--- RECORDS FOR THE EXERCISE ---

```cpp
template <typename T>
// ... 122 lines not shown
                         const float* scale, const float* shift, float* consts, void* ws, void* stream) {
  if (!dz_in || !x || !save_mean || !save_invstd || !consts || !ws || N <= 0 || C <= 0 || SP <= 0) return GCA_EINVAL;
  if ((relu != 0 && relu != 2) || (relu == 2 && (!scale || !shift))) return GCA_EINVAL;
  if (z_batch_stride != 0 && z_batch_stride < C * SP) return GCA_EINVAL;
  if (C > 0x7fffffffLL - 32) return GCA_EINVAL;
  const long long zs = z_batch_stride ? z_batch_stride : C * SP;
  const int Cp = (int)gca_bn_consts_stride(C);
  hipStream_t st = (hipStream_t)stream;
  bn_bwd_sums_launch<T>(dz_in, dz_in, x, gamma, save_mean, save_invstd, relu, N, C, SP, zs, dgamma, dbeta, scale, shift, ws,
                        consts, (long long)Cp, st);
  hipLaunchKernelGGL(bn_bwd_consts_kernel, dim3((unsigned)gca_ceil_div(Cp, 256)), dim3(256), 0, st, save_mean, save_invstd,
                     scale, shift, relu, (int)C, Cp, consts);
  return gca_launch_status();
}

extern "C" {

int64_t gca_bn_stats_parts(int64_t N, int64_t C, int64_t SP) { return stats_parts(N, C, SP); }


int gca_bn_finalize(const float* stat_sum, const float* stat_sq, int64_t P, int64_t C, double count,
                    const float* gamma, const float* beta, float eps, float momentum,
                    float* running_mean, float* running_var, int64_t* num_batches_tracked,
                    float* save_mean, float* save_invstd, float* scale, float* shift, void* stream) {
  if (!stat_sum || !stat_sq || P <= 0 || C <= 0 || count <= 0 || !scale || !shift) return GCA_EINVAL;
  hipLaunchKernelGGL(bn_finalize_kernel, dim3((unsigned)C), dim3(256), 0, (hipStream_t)stream, stat_sum, stat_sq,
                     (long long)P, count, gamma, beta, eps, momentum, running_mean, running_var, save_mean,
                     save_invstd, scale, shift, (long long*)num_batches_tracked);
  return gca_launch_status();
}
// ... 74 lines not shown
int64_t gca_bn_bwd_consts_elems(int64_t C) {
  if (C <= 0 || C > 0x7fffffffLL - 32) return GCA_EINVAL;
  return GCA_BN_BWD_CONST_ROWS * gca_bn_consts_stride(C);
}

int gca_bn_bwd_sums(const void* dz_in, const void* x, const float* gamma, const float* save_mean, const float* save_invstd,
                    int relu, int64_t N, int64_t C, int64_t SP, float* dgamma, float* dbeta, int64_t z_batch_stride,
                    const float* scale, const float* shift, float* consts, void* ws, int act_f16, void* stream) {
  if (act_f16)
    return bn_bwd_sums_t<gca_half>((const gca_half*)dz_in, (const gca_half*)x, gamma, save_mean, save_invstd, relu, N, C, SP,
                                   dgamma, dbeta, z_batch_stride, scale, shift, consts, ws, stream);
  return bn_bwd_sums_t<float>((const float*)dz_in, (const float*)x, gamma, save_mean, save_invstd, relu, N, C, SP, dgamma, dbeta,
                              z_batch_stride, scale, shift, consts, ws, stream);
}

}
```

video-graph-ssl_amd/csrc/pool.hip:

```cpp
#include "gca_common.h"
#include <math.h>
#include <cstdlib>

namespace {

struct PoolMagic {
  gca_magic osp, ohw, ow;
  gca_magic sp, hw, w;
  gca_magic sd, sh, sw;
  gca_magic c;
};

template <typename T, int KD, int KH, int KW>
__global__ __launch_bounds__(256) void maxpool3d_fwd_kernel(gca_pool_geom g, PoolMagic q, const T* __restrict__ x,
                                                            T* __restrict__ y, int* __restrict__ argmax,
                                                            unsigned total, const float* __restrict__ scale,
                                                            const float* __restrict__ shift) {
  const unsigned i = blockIdx.x * 256u + threadIdx.x;
  if (i >= total) return;
  const unsigned plane = gca_fdiv(i, q.osp), o = i - plane * q.osp.d;
  float sc = 1.f, sf = 0.f;
  if (scale) { const unsigned c = plane - gca_fdiv(plane, q.c) * q.c.d; sc = scale[c]; sf = shift[c]; }
#define GCA_POOL_VAL(v) (scale ? fmaxf((v) * sc + sf, 0.f) : (v))
  const int od = (int)gca_fdiv(o, q.ohw), r = (int)(o - (unsigned)od * q.ohw.d);
// ... 136 lines not shown
        }
#pragma unroll
    for (int e = 0; e < CD * CH * CW; ++e) acc += (okv[e] && am[e] == s) ? gv[e] : 0.f;
  } else {
    for (int od = od_lo; od <= od_hi; ++od)
      for (int oh = oh_lo; oh <= oh_hi; ++oh)
        for (int ow = ow_lo; ow <= ow_hi; ++ow) {
          const long long o = obase + (long long)od * OHW + oh * g.OW + ow;
          if (argmax[o] == s) acc += (float)dy[o];
        }
  }
  dx[i] = (T)(accumulate ? (float)dx[i] + acc : acc);
}
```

--- WHAT YOU ARE ASKED TO DO ---
Look through the material above for the string "unsigned" and copy each line that has it.

--- ANSWER SPACE ---
  hipLaunchKernelGGL(bn_bwd_consts_kernel, dim3((unsigned)gca_ceil_div(Cp, 256)), dim3(256), 0, st, save_mean, save_invstd,
  hipLaunchKernelGGL(bn_finalize_kernel, dim3((unsigned)C), dim3(256), 0, (hipStream_t)stream, stat_sum, stat_sq,
                                                            unsigned total, const float* __restrict__ scale,
  const unsigned i = blockIdx.x * 256u + threadIdx.x;
  const unsigned plane = gca_fdiv(i, q.osp), o = i - plane * q.osp.d;
  if (scale) { const unsigned c = plane - gca_fdiv(plane, q.c) * q.c.d; sc = scale[c]; sf = shift[c]; }
  const int od = (int)gca_fdiv(o, q.ohw), r = (int)(o - (unsigned)od * q.ohw.d);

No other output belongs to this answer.